Cred Inc. says it was defrauded by its former chief capital officer, who tried to take control of a unit of the company and later ran off with around $3 million in Bitcoin that was meant to help the company rectify its hedging strategy. Cred Inc. owes its users around $140 million, according to court filings.

San Mateo, California-based Cred Inc. pays customers who pledge cryptocurrency to the company interest and invests the assets with third-party investment managers. Former PayPal Holdings Inc. employees Daniel Schatt and Lu Hua founded the company in 2018.

In March, the company sought to set up a new entity called Cred Capital that would help arrange bond offerings and oversee crypto asset management. Though Cred Inc. was supposed to control the unit, former Chief Capital Officer James Alexander sought to make himself sole director and gave Cred Capital’s voting shares to an unnamed outside investor who ultimately never put money into the company, Schatt said in court papers.

Missing Bitcoin

Alexander also failed to use a 300-Bitcoin loan from Hua to set up new hedging strategies and instead took some of the proceeds to pay off vendors who helped form Cred Capital, according to the court declaration. Alexander was fired in June, after which the company learned he’d moved Bitcoin worth about $3 million to a private e-wallet and refused to return it.

“A material loss connected with the onboarding of a fraudulent asset manager by former Chief Capital Officer, James Alexander, and his misappropriation of certain Debtors’ digital assets severely impaired the Debtors balance sheet,” according to the court filing.

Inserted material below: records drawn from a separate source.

class BasicEncoder(nn.Module):

    def __init__(self, output_dim=128, norm_fn='batch', dropout=0.0):
        super().__init__()
        self.norm_fn = norm_fn
        self.norm1 = nn.GroupNorm(num_groups=8, num_channels=64) if norm_fn == 'group' else _norm(norm_fn, 64)
        self.conv1 = nn.Conv2d(3, 64, kernel_size=7, stride=2, padding=3)
        self.relu1 = nn.ReLU(inplace=True)
        self.layer1 = self._stage(64, 64, 1)
        self.layer2 = self._stage(64, 96, 2)
        self.layer3 = self._stage(96, 128, 2)
        self.conv2 = nn.Conv2d(128, output_dim, kernel_size=1)
        self.dropout = nn.Dropout2d(p=dropout) if dropout > 0 else None
        self._fold_cache = {}
        for m in self.modules():
            if isinstance(m, nn.Conv2d):
                nn.init.kaiming_normal_(m.weight, mode='fan_out', nonlinearity='relu')
            elif isinstance(m, (nn.BatchNorm2d, nn.InstanceNorm2d, nn.GroupNorm)):
                if m.weight is not None:
                    nn.init.constant_(m.weight, 1)
                if m.bias is not None:
                    nn.init.constant_(m.bias, 0)

    def _stage(self, cin, cout, stride):
        return nn.Sequential(ResidualBlock(cin, cout, self.norm_fn, stride=stride),
                             ResidualBlock(cout, cout, self.norm_fn, stride=1))

    def forward(self, x, split=None):
        pair = isinstance(x, (tuple, list)) or split is not None
        if split is not None:
            n = split
        elif pair:
            n = x[0].shape[0]
            x = torch.cat(x, dim=0)
        x = _conv_norm(self.conv1, self.norm1, x, True, self._fold_cache, "1")
        x = self.layer3(self.layer2(self.layer1(x)))
        x = _conv1x1(self.conv2, x, cfg(self))
        if self.training and self.dropout is not None:
            x = self.dropout(x)
        if pair:
            x = torch.split(x, [n, n], dim=0)
        return x


def _all_frozen(module):
    return not any(p.requires_grad for p in module.parameters())


def _conv_nobias(conv, x):
    return conv._conv_forward(x, conv.weight, None)


def _is_plain3x3(conv, min_out=16):
    return (conv.kernel_size == (3, 3) and conv.stride == (1, 1) and conv.padding == (1, 1) and conv.dilation == (1, 1)
            and conv.groups == 1 and conv.padding_mode == "zeros" and conv.out_channels >= min_out)


def _is_plain1x1(conv):
    return (conv.kernel_size == (1, 1) and conv.stride == (1, 1) and conv.padding == (0, 0) and conv.dilation == (1, 1)
            and conv.groups == 1)


def mfma_kw(config):
    return {} if config.mfma == "f32" else {"mfma": config.mfma}


def _conv1x1(conv, x, config):
    if config.conv1x1 == "hip" and x.is_cuda and _is_plain1x1(conv) and _frozen_conv(conv):
        return ops.get().conv1x1(x, conv.weight, conv.bias, mfma=config.mfma)
    return conv(x)


def _frozen_conv(conv):
    return not (conv.weight.requires_grad or (conv.bias is not None and conv.bias.requires_grad))


def _conv_relu(conv, x):
    if _is_plain3x3(conv) and _frozen_conv(conv):
        return ops.get().conv3x3(x, conv.weight, conv.bias, True)
    o = ops.get()
    k = conv.kernel_size[0]
    if (_frozen_conv(conv) and not x.requires_grad and conv.kernel_size == (k, k) and conv.stride == (1, 1)
            and conv.padding == (k // 2, k // 2) and conv.dilation == (1, 1) and conv.groups == 1
            and conv.padding_mode == "zeros" and (conv.in_channels, k) in o.FEWIN_SHAPES):
        return o.conv_fewin(x, conv.weight, conv.bias, True)
    return o.bias_relu(_conv_nobias(conv, x), conv.bias)


def _predict_flow(conv, x):
    if (conv.kernel_size == (3, 3) and conv.stride == (1, 1) and conv.padding == (1, 1) and conv.dilation == (1, 1)
            and conv.groups == 1 and conv.padding_mode == "zeros" and conv.out_channels <= 4 and _frozen_conv(conv)):
        return ops.get().conv3x3_fewout(x, conv.weight, conv.bias)
    return conv(x)


class FlowHead(nn.Module):
    def __init__(self, input_dim=128, hidden_dim=256):
        super().__init__()
        self.conv1 = nn.Conv2d(input_dim, hidden_dim, 3, padding=1)
        self.conv2 = nn.Conv2d(hidden_dim, 2, 3, padding=1)
        self.relu = nn.ReLU(inplace=True)

    def forward(self, x):
        return _predict_flow(self.conv2, _conv_relu(self.conv1, x))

Cred Inc. later sued Alexander in a California court. A lawsuit Alexander filed in Delaware Chancery Court last week tells a different story, saying Cred Capital was always meant to be a separate company with Alexander as the sole director, but Schatt moved to “squeeze out” Alexander after the two men had disagreements.

‘Coup’

“This action seeks to stop a corporate coup d’état by defendants Daniel Brian Schatt and Joseph Podulka, as they try to seize control of Cred Capital without any authority to do so,” the lawsuit states. Podulka is Cred Inc.’s chief financial officer.

“Mr. Schatt’s declaration appears to be a smokescreen to divert attention from the pending lawsuits against him,” Alexander’s attorney Gary Lincenberg said in an emailed statement to Bloomberg. An attorney for Cred Inc. didn’t respond to an email seeking comment.

In its Chapter 11 bankruptcy filing, Cred Inc. lists assets between $50 million and $100 million and liabilities between $100 million and $500 million.

The bankruptcy case is Cred Inc., 20-12836, U.S Bankruptcy Court for the District of Delaware. To view the docket on Bloomberg Law, click here.

©2020 Bloomberg L.P.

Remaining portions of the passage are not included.